Building a data warehouse is a process with no exact completion date. Unlike conventional databases, which tend to be stable for a long time after deployment, a data warehouse is changing to meet the changing requirements of the business for which it was created. There are 7 main stages to build a data warehouse.

Step 1: Define Requirements – Discover

It’s safe to say that any database project of tangible size and complexity will fail if you skip a step or make a mistake during the Discover phase. At this stage of building a data warehouse, is carried out the analysis and definition of requirement. And also are taken into account the business tasks. It is especially important for the projects, when are created data warehouses. At this stage, a comprehensive study is carried out, within the framework of which provides answers to six main questions are formulated: What? Where? Who! When? and for what, and how to build data warehouse?

Stage 2. Design – Design

The process of development of the semantic and schematic models of the data warehouse is at the forefront of the phase of design. These models should be consistent with MIS objectives, important for business users and reflect the analytical needs of BI. In case of a data warehouse project, the users can build conceptual and logical data models. Also there are spatial models to represent multidimensional cubes. Decision matrices can be used to better define the requirements that should be included in each spatial model.

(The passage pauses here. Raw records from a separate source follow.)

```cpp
template <int MM = MM_F32>
__global__ void __launch_bounds__(NTHR, 2 * NTHR / 512 * WG_PER_CU)
mlp_bwd_dx_kernel(int64_t P, const float* __restrict__ draw, const float* __restrict__ act,
                  const float* __restrict__ params, const float* __restrict__ packed_t, float* __restrict__ dact,
                  NetLayout lay, unsigned* __restrict__ sched, const int* __restrict__ live_idx,
                  const int* __restrict__ live_cnt, float* __restrict__ headws) {
  const int64_t PL = P;
  if (live_idx) P = (int64_t)__builtin_amdgcn_readfirstlane(*live_cnt);
  extern __shared__ __attribute__((aligned(16))) float smem[];
  float* Hs = smem;
  float* Es = smem + LDS_H;
  volatile int* sched_word = reinterpret_cast<volatile int*>(Es + 1024);
  const int tid = threadIdx.x;
  const int lane = tid & 63;
  const int wave = __builtin_amdgcn_readfirstlane(tid >> 6);
  const int wm = wave >> 2, wn = wave & 3;
  const int64_t ntiles = (P + TM - 1) / TM;
  stagger_start();

  for (int64_t tile = blockIdx.x; tile < ntiles;) {
    const int64_t p0 = tile * TM;
    const int valid = (int)((P - p0) < TM ? (P - p0) : TM);
    const unsigned long long* maskw =
        reinterpret_cast<const unsigned long long*>(act + act_mask(PL, lay.pe_pad)) + tile * (8 * NWAVES * 64);
    {
      const int pm = tid >> 2, pq = tid & 3;
      const bool ok = pm < valid;
      const int64_t pp = ok ? p0 + pm : P - 1;
      const float4 dr = *reinterpret_cast<const float4*>(draw + (live_idx ? (int64_t)live_idx[pp] : pp) * 4);
      if (pq == 0) Es[pm] = ok ? dr.w : 0.f;
      if (pq < 3) Es[128 + pq * TM + pm] = ok ? (pq == 0 ? dr.x : pq == 1 ? dr.y : dr.z) : 0.f;
      const float* wr = params + lay.RW;
      asm volatile("" : "+s"(wr));
      const float* hv = act + act_hv(PL, lay.pe_pad) + pp * 128;
      float* dyv = dact + dact_yv(PL) + pp * 128;
#pragma unroll
      for (int i = 0; i < 8; ++i) {
        const int k = pq * 32 + i * 4;
        const float4 h = *reinterpret_cast<const float4*>(hv + k);
        const float4 w0 = *reinterpret_cast<const float4*>(wr + k);
        const float4 w1 = *reinterpret_cast<const float4*>(wr + 128 + k);
        const float4 w2 = *reinterpret_cast<const float4*>(wr + 256 + k);
        float4 o;
        o.x = (h.x > 0.f) ? fmaf(dr.z, w2.x, fmaf(dr.y, w1.x, dr.x * w0.x)) : 0.f;
        o.y = (h.y > 0.f) ? fmaf(dr.z, w2.y, fmaf(dr.y, w1.y, dr.x * w0.y)) : 0.f;
        o.z = (h.z > 0.f) ? fmaf(dr.z, w2.z, fmaf(dr.y, w1.z, dr.x * w0.z)) : 0.f;
        o.w = (h.w > 0.f) ? fmaf(dr.z, w2.w, fmaf(dr.y, w1.w, dr.x * w0.w)) : 0.f;
        if (!ok) o = make_float4(0.f, 0.f, 0.f, 0.f);
        *reinterpret_cast<float4*>(Hs + pm * 256 + ((((k >> 2) ^ (pm & 15))) << 2)) = o;
        if (ok) store_nt(dyv + k, o);
        *reinterpret_cast<float4*>(Hs + pm * 256 + ((32 + ((k >> 2) ^ (pm & 15))) << 2)) = ok ? h : make_float4(0.f, 0.f, 0.f, 0.f);
      }
    }
    __syncthreads();
    if (headws != nullptr) {
      float* const o = headws + tile * 388;
      int ht = tid;
      asm volatile("" : "+v"(ht));
      const int k = ht & 127;
      const float* hc = Hs + ((32 + (k >> 2)) << 2) + (k & 3);
      const int sw = (k >> 2) & 15;
      const float* da = Es + 128 + (wave >> 1) * TM;
      const float* dc = Es + 128 + 2 * TM;
      float s0 = 0.f, s2 = 0.f;
#pragma unroll 1
      for (int m0 = 0; m0 < TM; m0 += 16) {
        float h[16];
#pragma unroll
        for (int j = 0; j < 16; ++j) h[j] = hc[(m0 + j) * 256 + ((sw ^ j) - sw) * 4];
#pragma unroll
        for (int j = 0; j < 16; j += 4) {
          const float4 a = *reinterpret_cast<const float4*>(da + m0 + j);
          const float4 c = *reinterpret_cast<const float4*>(dc + m0 + j);
          s0 = fmaf(a.x, h[j], s0);     s2 = fmaf(c.x, h[j], s2);
          s0 = fmaf(a.y, h[j + 1], s0); s2 = fmaf(c.y, h[j + 1], s2);
          s0 = fmaf(a.z, h[j + 2], s0); s2 = fmaf(c.z, h[j + 2], s2);
          s0 = fmaf(a.w, h[j + 3], s0); s2 = fmaf(c.w, h[j + 3], s2);
        }
      }
      o[(wave >> 1) * 128 + k] = s0;
      if (wave < 2) o[256 + k] = s2;
      if (ht >= 128 && ht < 132) {
        const float* ds = ht == 131 ? Es : Es + 128 + (ht - 128) * TM;
        float sb = 0.f;
#pragma unroll 1
        for (int m = 0; m < TM; m += 4) {
          const float4 a = *reinterpret_cast<const float4*>(ds + m);
          sb += a.x; sb += a.y; sb += a.z; sb += a.w;
        }
        o[256 + ht] = sb;
      }
    }
    constexpr bool L16 = MM != MM_F32;
    constexpr bool CHAIN = L16;
    AccT<L16, 2> acc;
    WRegsT<L16, 2> wch;
    zero_acc<2>(acc);
    {
      const DxPre pre = dx_preload<true, true, L16>(maskw + (7 * NWAVES + wave) * 64, params + lay.AW, wn, lane);
      gemm<MM, 2, 0>(acc, Hs, 0, 16, wblock<MM>(packed_t, lay.PBM), 16, 0, wn * 2, wm, lane);
      __syncthreads();
      wprefetch(wch, wblock<MM>(packed_t, lay.PB[2]), 32, 0, 32, wn * 2, lane);
      epilogue_dx<true, true>(acc, Hs, Es, pre, nullptr, wm, wn, lane, valid);
    }
    __syncthreads();
#pragma unroll 1
    for (int l = 7; l >= 1; --l) {
      const int64_t off = lay.PB[9 - l];
      zero_acc<2>(acc);
      const DxPre pre = dx_preload<true, false, L16>(maskw + ((l - 1) * NWAVES + wave) * 64, nullptr, wn, lane);
      gemm<MM, 2, 0, CHAIN>(acc, Hs, 0, 32, wblock<MM>(packed_t, off), 32, 0, wn * 2, wm, lane, 0,
                            dact + dact_y(PL, l) + p0 * 256, valid, wave, wch);
      __syncthreads();
      wprefetch(wch, wblock<MM>(packed_t, lay.PB[l > 1 ? 10 - l : 8]), 32, 0, 32, wn * 2, lane);
      epilogue_dx<true, false>(acc, Hs, Es, pre, nullptr, wm, wn, lane, valid);
      __syncthreads();
    }
    {
      float* d0 = dact + dact_y(PL, 0) + p0 * 256;
      for (int i = tid; i < TM * 64; i += NTHR) {
        const int m = i >> 6, sl = i & 63;
        if (m < valid)
          store_nt(d0 + m * 256 + ((sl ^ (m & 15)) << 2), *reinterpret_cast<const float4*>(Hs + m * 256 + sl * 4));
      }
    }
    tile = b_next_tile(sched, sched_word, tid);
  }
  b_sched_exit(sched, tid);
}

template <int MM>
static int launch_dx_t(int grid, hipStream_t st, int64_t P, const float* draw, const float* act, const float* params, const float* packed_bwd,
                       float* dact, const NetLayout& L, const int* live_idx, const int* live_cnt, float* headws) {
  static fn::DevOnce once;
  if (int rc = fn::set_dyn_lds(reinterpret_cast<const void*>(&mlp_bwd_dx_kernel<MM>), once, LDS_BYTES)) return rc;
  unsigned* sched = b_sched_pair();
  FN_CHECK_ARG(sched != nullptr, "scheduler counters (hipMalloc failed?)");
  hipLaunchKernelGGL(mlp_bwd_dx_kernel<MM>, dim3(grid), dim3(NTHR), LDS_BYTES, st, P, draw, act, params, packed_bwd, dact, L, sched, live_idx, live_cnt, headws);
  FN_LAUNCH_CHECK();
  return 0;
}
int fn_launch_dx(int mm, int grid, hipStream_t st, int64_t P, const float* draw, const float* act, const float* params, const float* packed_bwd,
                 float* dact, const NetLayout& L, const int* live_idx, const int* live_cnt, float* headws) {
  return mm == MM_X6 ? launch_dx_t<MM_X6>(grid, st, P, draw, act, params, packed_bwd, dact, L, live_idx, live_cnt, headws)
                     : launch_dx_t<MM_F32>(grid, st, P, draw, act, params, packed_bwd, dact, L, live_idx, live_cnt, headws);
}
int fn_launch_dx_alone(int mm, int kind, int64_t P, const float* draw, const float* act, const float* params, const float* packed_bwd,
                       float* dact, hipStream_t st) {
  const int64_t ntiles = (P + TM - 1) / TM;
  int grid = fn::device_cus() * WG_PER_CU;
  if (ntiles < grid) grid = (int)ntiles;
// ... 3 lines not shown
```

### fast-learning-nerf_amd/csrc/render.cpp

```cpp
#include <stdint.h>
#include "../../include/fastnerf.h"
#include "dw_pair.h"

namespace fn {
void set_error(const char* fmt, ...);
const char* occ_cascade_fault(const fn_occ_cascade* c);
const char* occ_grid_fault(const fn_occ_grid* g);
bool x6_pair_workspace(int64_t P_coarse, fn_stream_t stream, float** dact2, float** partial2);
int x6_pair_pass(DwDeferred* d, int64_t n, int S, const float* draw, const float* act, const float* params, const float* packed_bwd,
                 float* dact, float* partial, float* grads, fn_stream_t stream);
int x6_pair_finish(const DwDeferred* fine, const DwDeferred* coarse, fn_stream_t stream);
}

struct MlpMode {
  int (*pack)(int kind, const float* params, float* packed_fwd, float* packed_bwd, fn_stream_t);
  int (*fwd)(int kind, int64_t n, int S, const float* rays11, const float* z, const float* params, const float* packed_fwd, float* raw,
             float* act, int flags, fn_stream_t);
  int (*fwd_list)(int kind, int64_t n, int S, const float* rays11, const float* z, const float* params, const float* packed_fwd,
                  float* raw, const int32_t* live_idx, const int32_t* live_cnt, int flags, fn_stream_t);
  int (*fwd_live)(int kind, int64_t n, int S, const float* rays11, const float* z, const float* params, const float* packed_fwd,
                  float* act, const int32_t* live_idx, const int32_t* live_cnt, fn_stream_t);
  int (*bwd)(int kind, int64_t n, int S, const float* draw, const float* act, const float* params, const float* packed_bwd, float* dact,
             float* partial, float* grads, fn_stream_t);
  int (*bwd_live)(int kind, int64_t n, int S, const float* draw, const float* act, const float* params, const float* packed_bwd,
                  float* dact, float* partial, float* grads, const int32_t* live_idx, const int32_t* live_cnt, fn_stream_t);
};

static int fwd_fp32(int kind, int64_t n, int S, const float* rays11, const float* z, const float* params, const float* packed_fwd,
                    float* raw, float* act, int flags, fn_stream_t stream) {
  return act ? fastnerf_mlp_fwd_ex(kind, n, S, rays11, z, params, packed_fwd, raw, act, stream)
             : fastnerf_mlp_fwd_flags_ex(kind, n, S, rays11, z, params, packed_fwd, raw, flags, stream);
}
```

Stage 3. Development – Develop

The Data Track Develop phase consists of two main parts. In the first part, the mapping of data models to the corresponding physical constituent parts of the project (relational data warehouse models and OLAP cubes) is built, if necessary, the sizes of databases in data warehouse example are set and tables are split, naming conventions for data warehouse objects of business users and technology users are determined. In addition, the data indexing strategy is developed and the indexing order is determined.

Stage 4. Implementation – Deploy

Usually, transactional databases from Dataart.com are deployed immediately: on Friday night, users were in the old system, and on Monday they can already register in the new database. Unlike transactional databases, data warehouses are being deployed , reaching different user groups in the enterprise one at a time. The rate at which coverage grows and the order in which individual user groups are accessed is part of the deployment plan during the implementation phase.

The deployment of a data warehouse occurs in a rapid, cascading process across tiers. First, the technological part is put in place – servers, storage, communication channels, etc.

Stage 5. Daily Operations – Day to Day

Day-to-day management is essential, and yet it is often overlooked in planning and deployment. Not only is it necessary to ensure that regular maintenance (daily, weekly, etc.) of the software and hardware is performed, but it is also necessary to monitor the performance, operation and growth of all systems. As noted at the beginning of this article, work on a data warehouse is never finished.

Stage 6. Defense – Defend

The process of securing a data warehouse includes more than backing up and verifying the protection of SQL queries. It’s in the software used against SQL injection attacks. You need to plan for holistic and comprehensive protection because the data warehouse contains the most valuable information about the enterprise in a compiled, clean format.

Stage 7. Decommissioning – Decommission

There comes a time when the data warehouse. Or some of its components (it can be a staging database, a data mart, a reporting database, a cube) no longer meets the operational requirements. From this point on, Phase 7 begins, Decommission. Not every database can be reworked or upgraded to the new changed conditions. In some cases, it is easier to abandon such a database and build it all over again. Especially if the database was created to solve urgent problems, that is, without proper design and taking into account the goals and level of development of the enterprise. In this case, the project manager is responsible for the consistency of this process.

Effective cycle

In the process of working with the components of the data warehouse, new cycles of determining the requirements can begin, associated with the emergence of new tasks and requirements for processing the accumulated data in the warehouse. These new requirements can lead to changes and expansion of design tasks and solutions at one or more levels. It is necessary to integrate all changes in the existing data warehouse to deploy new solutions that meet user needs, while taking into account the merits of the existing data warehouse. New requirements can change day-to-day operations, so the storage is like a well-oiled machine.